Multi-Omics-supported Personalized Treatment Recommendation for Patients

Increasing availability of high throughput omics data at decreasing costs has led to rapid progress in understanding the mechanisms of diseases. Such developments offer many opportunities for personalized and precision medicine practices. This project focuses on the development of tools and methods for the exploitation of the computed metabolism changes for personalized treatment selection (e.g., individualized drug recommendations for a patient). To this end, we will intensively use the machine learning models that will be built on the metabolic analysis results. In more detail, this research involves the following parts:

Integrating transcriptome, proteome, and metabolome for more informed metabolic profile prediction: Metabolic networks are controlled by enzymes of the underlying processes and the regulators (i.e., activator, inhibitors, etc.) of those enzymes. Enzymes being mostly proteins (and, rarely, rRNAs), transcriptome and proteome of an organism are indirectly related to the metabolome of an organism. Hence, investigating effective integration strategies among different “ome”s (i.e., proteome, metabolome, and transcriptome) is vital to deriving more accurate metabolic profile predictions. We will extend our own Metabolitics algorithm to utilize multiple types of omics datasets to compute the metabolic profiles of patients.

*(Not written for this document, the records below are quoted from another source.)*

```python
BN_EPS_DEFAULT = 1e-5
CPAD = 32
FUSE_POOL = os.environ.get("MI355_FUSE_POOL", "1") != "0"
FUSE_POOL_BWD = os.environ.get("MI355_FUSE_POOL_BWD", "1") != "0"
FUSE_GATE_BWD = os.environ.get("MI355_FUSE_GATE_BWD", "1") != "0"
FUSE_HEAD = os.environ.get("MI355_FUSE_HEAD", "1") != "0"
STEM_IM2COL = os.environ.get("MI355_STEM_IM2COL", "1") != "0"
SIDE_COLSUM = os.environ.get("MI355_SIDE_COLSUM", "1") != "0"
BN_ACT_WINDOWS = os.environ.get("MI355_BN_ACT_WINDOWS", "1") != "0"
STATIC_PACKS = os.environ.get("MI355_STATIC_PACKS", "1") != "0"
BN_ACT_WINDOWS_RES = os.environ.get("MI355_BN_ACT_WINDOWS_RES", "1") != "0"
FUSE_RESIDUAL = os.environ.get("MI355_FUSE_RESIDUAL", "1") != "0"
DEFER_POST = os.environ.get("MI355_DEFER_POST", "1") != "0"
# ... 468 lines not shown
        out = self.f32(N * C * H * W)
        self.fwd.append(Launch("mi355_unpack_output_nchw", t, out, N, C, H, W, t.ld, self.code))
        self.output = ("z", out, (N, C, H, W))
        if self.want_grad and t.needs_grad:
            self.dout = self.f32(N * C * H * W)

            def rule():
                if self.acc_flag(t):
                    raise NotImplementedError("tensor_output of an activation with other consumers")
                g = self.grad_of(t)
                self.bwd.append(Launch("mi355_pack_nchw", self.dout, g, N, C, H, W, g.ld, self.code))
            self.rule(rule)
        return out

    def packs(self, conv, cip, transposed=False, scale=None):
        key = (id(conv), cip, id(scale))
        if key not in self._packs:
            w = conv.weight
            if transposed:
                ci, co = w.shape[0], w.shape[1]
            else:
                co, ci = w.shape[0], w.shape[1]
            k = w.shape[2]
            if hasattr(conv, "pack_shape"):
                co, ci, k = conv.pack_shape
            wf = self._alloc(co * k * k * cip)
            wb = self._alloc(co * k * k * cip) if self.want_grad else None
            assert k * k <= 288, "batched weight pack: at most 288 taps"
            self._pack_table.append((w, wf, wb, co, ci, cip, k * k, 1 if transposed else 0, scale))
            self.see(w, conv.bias)
            self._packs[key] = (wf, wb)
        return self._packs[key]

    def _conv_geom(self, x, conv, up):
        k, s, p = conv.kernel_size[0], conv.stride[0], conv.padding[0]
        if conv.kernel_size[0] != conv.kernel_size[1] or conv.dilation[0] != 1 or conv.groups != 1:
            raise NotImplementedError("square, undilated, ungrouped convolutions only")
        hl, wl = (2 * x.H, 2 * x.W) if up else (x.H, x.W)
        return k, s, p, (hl + 2 * p - k) // s + 1, (wl + 2 * p - k) // s + 1

    def conv_raw(self, x, conv, up=False, out=None, stats=False, relu=False, fold=None):
        stem = self._stem_as_pointwise(x, conv, up)
        if stem is not None:
            return self.conv_raw(stem[0], stem[1], out=out, stats=stats, relu=relu, fold=fold)
        if x is getattr(self, "_xin", None):
            self._xin_users += 1
        k, s, p, Ho, Wo = self._conv_geom(x, conv, up)
        Co = conv.out_channels
        assert x.C >= conv.in_channels and (x.C == conv.in_channels or conv.in_channels < CPAD), (x.C, conv.in_channels)
        wf, wb = self.packs(conv, x.C, scale=fold[0] if fold else None)
        bias = fold[1] if fold else conv.bias
        y = out if out is not None else self.new_tensor(x.N, Ho, Wo, Co)
        assert (y.N, y.H, y.W, y.C) == (x.N, Ho, Wo, Co)
        flops = 2 * x.N * Ho * Wo * Co * k * k * conv.in_channels
        nbytes = (x.N * x.H * x.W * x.C + x.N * Ho * Wo * Co + Co * k * k * x.C) * self.esz
        stat_part = None
        self._last_stat_rows = 0
        if stats and self.training:
            rows = lib.mi355_conv2d_igemm_stat_rows(x.N, x.H, x.W, x.C, Ho, Wo, Co, k, k, s, 1, -p, 1, 1 if up else 0, self.code)
            if rows > 0:
                stat_part = self.ws_f32(rows * 2 * Co)
                self._last_stat_rows = rows
        self.fwd.append(Launch("mi355_conv2d_igemm", x, wf, bias, y, x.N, x.H, x.W, x.C, x.ld, Ho, Wo, Co, y.ld,
                               k, k, s, 1, -p, 1, 1 if up else 0, 2 if relu else 0, stat_part, self.code, flops=flops, nbytes=nbytes,
                               tag=self.igemm_tag(x.N, x.H, x.W, x.C, Ho, Wo, Co, k, s, 1, -p, 1, 1 if up else 0)))
        y.needs_grad = x.needs_grad or self.param_grad(conv.weight)
        self._conv_uses[id(conv)] = self._conv_uses.get(id(conv), 0) + 1

        def bwd(dy, bias_done=False):
            uses = self._conv_uses[id(conv)]
            if (self.param_grad(conv.weight) and 1 < uses <= 6 and self.multi_wgrad and k == 3 and s == 1 and p == 1 and self.esz == 2
                    and lib.mi355_conv2d_wgrad_multi_ok(x.N, Ho, Wo, self.code)):
                pend = self._pending_wgrad.setdefault(id(conv), [])
                pend.append((x, dy))
                assert (x.N, x.H, x.W, x.C, x.ld, dy.ld) == tuple(getattr(pend[0][0], f) for f in ("N", "H", "W", "C", "ld")) + (pend[0][1].ld,)
                if len(pend) == uses:
                    self._emit_multi_wgrad(conv, pend, Ho, Wo, Co, k, up, flops, nbytes)
                    del self._pending_wgrad[id(conv)]
            elif self.param_grad(conv.weight):
                splits = lib.mi355_conv2d_wgrad_splits(x.N, Ho, Wo, x.C, Co, k, k)
                ws = self.ws_bytes(splits * Co * k * k * x.C * 4)
                self.bwd.append(Launch("mi355_conv2d_wgrad", x, dy, ws, splits, x.N, x.H, x.W, x.C, x.ld, Ho, Wo, Co, dy.ld,
                                       k, k, s, p, 1 if up else 0, self.code, flops=flops, nbytes=nbytes, side=True,
                                       tag=self.wgrad_tag(Co, x.C, k, s, Ho, Wo, x.N, p), cus=self.wgrad_cus(x.N, Ho, Wo, x.C, Co, k, s, p, splits)))
                ref, beta = self.pgrad(conv.weight)
                self.bwd.append(Launch("mi355_conv2d_wgrad_reduce", ws, splits, ref, Co, x.C, conv.in_channels, k, k, 0, beta, side=True))
            if conv.bias is not None and self.param_grad(conv.bias) and not bias_done:
                self.bias_grad_from(dy, conv.bias)
            if x.needs_grad:
                if up:
                    acc = self.acc_flag(x)
                    xg = self.grad_of(x)
                    tag = self.igemm_tag(x.N, Ho, Wo, Co, 2 * x.H, 2 * x.W, x.C, k, 1, -1, p, s, 0)
                    if lib.mi355_conv2d_igemm_variant_n(x.N, Ho, Wo, Co, 2 * x.H, 2 * x.W, x.C, k, k, 1, -1, p, s, 0, self.code) in (2, 3, 5, 6, 7, 8):
                        self.bwd.append(Launch("mi355_conv2d_igemm", dy, wb, None, xg, x.N, Ho, Wo, Co, dy.ld, 2 * x.H, 2 * x.W,
                                               x.C, xg.ld, k, k, 1, -1, p, s, 0, 4 | (1 if acc else 0), None, self.code, flops=flops,
                                               nbytes=nbytes, tag=tag))
                    else:
                        tmp = self.new_tensor(x.N, 2 * x.H, 2 * x.W, x.C)
                        self.bwd.append(Launch("mi355_conv2d_igemm", dy, wb, None, tmp, x.N, Ho, Wo, Co, dy.ld, 2 * x.H, 2 * x.W,
                                               x.C, tmp.ld, k, k, 1, -1, p, s, 0, 0, None, self.code, flops=flops, nbytes=nbytes, tag=tag))
                        self.bwd.append(Launch("mi355_upsample2_bwd", tmp, tmp.ld, xg, xg.ld, x.N, x.H, x.W, x.C, acc, self.code))
                else:
                    acc = self.acc_flag(x)
                    xg = self.grad_of(x)
                    self.bwd.append(Launch("mi355_conv2d_igemm", dy, wb, None, xg, x.N, Ho, Wo, Co, dy.ld, x.H, x.W, x.C,
                                           xg.ld, k, k, 1, -1, p, s, 0, acc, None, self.code, flops=flops, nbytes=nbytes,
                                           tag=self.igemm_tag(x.N, Ho, Wo, Co, x.H, x.W, x.C, k, 1, -1, p, s, 0)))
        return y, bwd

    def _emit_multi_wgrad(self, conv, pend, Ho, Wo, Co, k, up, flops, nbytes):
        x0 = pend[0][0]
        n = len(pend)
        splits = lib.mi355_conv2d_wgrad_splits(x0.N * n, Ho, Wo, x0.C, Co, k, k)
        ws = self.ws_bytes(splits * Co * k * k * x0.C * 4)
        ops = []
        for i in range(6):
            ops += list(pend[i]) if i < n else [None, None]
        self.bwd.append(Launch("mi355_conv2d_wgrad_multi", *ops, n, ws, splits, x0.N, x0.H, x0.W, x0.C, x0.ld, Ho, Wo, Co,
                               pend[0][1].ld, 1 if up else 0, self.code, flops=flops * n, nbytes=nbytes * n, side=True,
                               tag=self.wgrad_tag(Co, x0.C, k, 1, Ho, Wo, x0.N, 1), cus=self.wgrad_cus(x0.N, Ho, Wo, x0.C, Co, k, 1, 1, splits)))
        ref, beta = self.pgrad(conv.weight)
        self.bwd.append(Launch("mi355_conv2d_wgrad_reduce", ws, splits, ref, Co, x0.C, conv.in_channels, k, k, 0, beta, side=True))

    def igemm_tag(self, N, Hi, Wi, ci, Ho, Wo, co, k, mul, kmul, off, div, up):
        bn = 128 if co % 128 == 0 else (64 if co % 64 == 0 else 32)
        if self.dtype == torch.float32:
            return f"conv_igemm_kernel<f32,{lib.mi355_conv2d_igemm_generic_tile(N, Ho, Wo, co)},16>"
        v = lib.mi355_conv2d_igemm_variant_n(N, Hi, Wi, ci, Ho, Wo, co, k, k, mul, kmul, off, div, up, self.code)
        k64 = ci % 64 == 0
        if v == 0:
            return f"conv_igemm_kernel<bf16,{lib.mi355_conv2d_igemm_generic_tile(N, Ho, Wo, co)},{64 if k64 else 32}>"
        if v == 1:
            bn = lib.mi355_conv2d_igemm_dma_tile(N, Ho, Wo, ci, co)
            if bn == 128:
                return "conv_igemm_dma_kernel<128,64,2>" if k64 else "conv_igemm_dma_kernel<128,32,3>"
            return "conv_igemm_dma_kernel<64,32,3>" if bn == 64 else "conv_igemm_dma_kernel<32,64,3>"
        return {2: "conv3x3_halo_rw_kernel<8,32>", 3: "conv3x3_halo_rw_kernel<16,16>", 4: f"conv1x1_stream_kernel<{ci},{co}>",
                5: "conv3x3_halo_pp_kernel", 6: "conv3x3_halo_pp128_kernel", 7: "conv3x3_ws_kernel<64,8>", 8: "conv3x3_ws_kernel<128,4>",
                9: "conv_gemm256_kernel"}[v]

    def wgrad_tag(self, co, ci, k=1, s=1, Ho=0, Wo=0, N=0, p=None):
        t = "f32" if self.dtype == torch.float32 else "bf16"
        v = lib.mi355_conv2d_wgrad_variant(N, Ho, Wo, k, k, s, (k // 2) if p is None else p, self.code) if t == "bf16" else 0
        if v:
            return "wgrad3x3_halo8_kernel" if v >= 3 else "wgrad3x3_halo_kernel"
        return f"conv_wgrad_kernel<{t},{128 if co % 128 == 0 else 64},{128 if ci % 128 == 0 else 64}>"

    def wgrad_cus(self, N, Ho, Wo, ci, co, k, s, p, splits):
        if self.esz != 2 or lib.mi355_conv2d_wgrad_variant(N, Ho, Wo, k, k, s, p, self.code) < 3:
            return 1.0
        return min(1.0, -(-co // 64) * -(-ci // 64) * splits / 256.0)

    def bias_grad_from(self, dy, bias):
        nb = lib.mi355_rowreduce_blocks(dy.M)
        part = self.ws_f32(nb * dy.C)
        self.bwd.append(Launch("mi355_colsum", dy, dy.ld, part, dy.M, dy.C, self.code))
        ref, beta = self.pgrad(bias)
        self.bwd.append(Launch("mi355_colsum_finalize", part, nb, 1, dy.C, ref, beta))

    def _bn_coeffs(self, y, bn, fused_rows=0):
        C = bn.num_features
        st = {k: self.f32(C) for k in ("scale", "shift", "mean", "invstd")}
        self.see(bn.weight, bn.bias)
        if self.training:
            if fused_rows > 0:
                nb = fused_rows
                part = self.ws_f32(nb * 2 * C)
                if nb > 2048:
                    folded = self.f32(64 * 2 * C)
                    self.fwd.append(Launch("mi355_fold_rows", part, nb, 2 * C, folded, 64))
                    part, nb = folded, 64
            else:
                nb = lib.mi355_rowreduce_blocks(y.M)
                part = self.ws_f32(nb * 2 * C)
                self.fwd.append(Launch("mi355_bn_stats", y, part, y.M, C, y.ld, self.code))
            mom = bn.momentum if bn.momentum is not None else 0.1
            track = bn.track_running_stats
            self.fwd.append(Launch("mi355_bn_finalize", part, nb, y.M, C, bn.weight, bn.bias,
                                   bn.running_mean if track else None, bn.running_var if track else None,
                                   bn.num_batches_tracked if track else None, float(mom), float(bn.eps),
                                   st["scale"], st["shift"], st["mean"], st["invstd"]))
        else:
            self.fwd.append(Launch("mi355_bn_eval_coeffs", bn.weight, bn.bias, bn.running_mean, bn.running_var, float(bn.eps),
                                   C, st["scale"], st["shift"]))
        return st

    def _bn_bwd(self, da, a, y, bn, st, act, dres_to=None, bias=None, post_to=None, pool_dp=None, head=None):
        C = bn.num_features
        nb = lib.mi355_rowreduce_blocks(y.M)
        part = self.ws_f32(nb * 2 * C)
        if head is not None:
            dz, hconv = head
            assert act and dres_to is None and post_to is None and pool_dp is None
            part = self.f32(nb * 5 * C) if SIDE_COLSUM else self.ws_f32(nb * 5 * C)
            co = (st["scale"], st["shift"], st["mean"], st["invstd"], None, None, None, None)
            self.bwd.append(Launch("mi355_gate_bn_bwd_reduce", dz, y, y.ld, None, 0, *co, hconv.weight, part, y.M, C, self.code,
                                   nbytes=y.M * C * self.esz + 4 * y.M))
            head_folds = []
            if self.param_grad(hconv.weight):
                wref, wbeta = self.pgrad(hconv.weight)
                head_folds.append(Launch("mi355_colsum_finalize", self._ws_off(part, 3 * C * 4), nb, 5, C, wref, wbeta, side=SIDE_COLSUM))
                if hconv.bias is not None:
                    bref2, bbeta = self.pgrad(hconv.bias)
                    head_folds.append(Launch("mi355_colsum_finalize", self._ws_off(part, 4 * C * 4), nb, 5 * C, 1, bref2, bbeta, side=SIDE_COLSUM))
            sums = self.f32(2 * C)
            need_pg = self.param_grad(bn.weight)
            if need_pg:
                gref, gbeta = self.pgrad(bn.weight)
                bref, _ = self.pgrad(bn.bias)
            self.bwd.append(Launch("mi355_bn_bwd_finalize_at", part, min(nb, lib.mi355_gate_bn_bwd_reduce_rows(y.M)), 5, 0, 1, C, sums,
                                   gref if need_pg else None, bref if need_pg else None, gbeta if need_pg else 0.0))
            if bias is not None and self.param_grad(bias) and id(bias) not in self._grad_first:
                self.pgrad(bias)
                self.zero_grad_params.append(bias)
            dy = self.grad_of(y)
            self.bwd.append(Launch("mi355_gate_bn_bwd_apply", dz, y, y.ld, None, 0, *co, hconv.weight, bn.weight, None, sums, None,
                                   dy, dy.ld, None, 0, y.M, C, self.code, nbytes=2 * y.M * C * self.esz + 4 * y.M))
            self.bwd += head_folds
            return dy
        if pool_dp is not None:
            assert act and dres_to is None and post_to is None
            dal = da.ld if da is not None else 0
            self.bwd.append(Launch("mi355_bn_bwd_reduce_pool2", da, dal, pool_dp, pool_dp.ld, y, y.ld, st["mean"], st["invstd"],
                                   st["scale"], st["shift"], part, y.N, y.H, y.W, C, self.code,
                                   nbytes=int((1.25 + (da is not None)) * y.M * C * self.esz)))
            sums = self.f32(2 * C)
            need_pg = self.param_grad(bn.weight)
            if need_pg:
                gref, gbeta = self.pgrad(bn.weight)
# ... 635 lines not shown
```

Developing machine learning-based classification models for diseases: Through the metabolic changes calculated based on the metabolic analysis of omics data, machine learning models will be built to classify individuals as healthy or having a disease of interests. As datasets, databases from public omic data sources such as Metabolomics Workbench, TCGA, GEO, ProteomeXchange may be used.
Designing and creating a classification model database: Once the machine learning models are created, they will be used repeatedly at many points. Since the training and optimization of these models require time and resources, the reuse of the created models is important for the efficient use of resources. In this context, a classification model database may be designed and created to enable the reuse of the models as well as the efficient management and storage of the classification models created for diseases.
Developing an individualized drug recommendation system: In this step, a clinical decision support system will be developed to compute the most suitable treatment for a patient by blocking the target of each drug in the metabolic network of the patient and re-computing the metabolic profile of the patient under this constraint. The resulting profile will be fed into the classification model once again to check if the predicted class of the patient turns into “healthy”.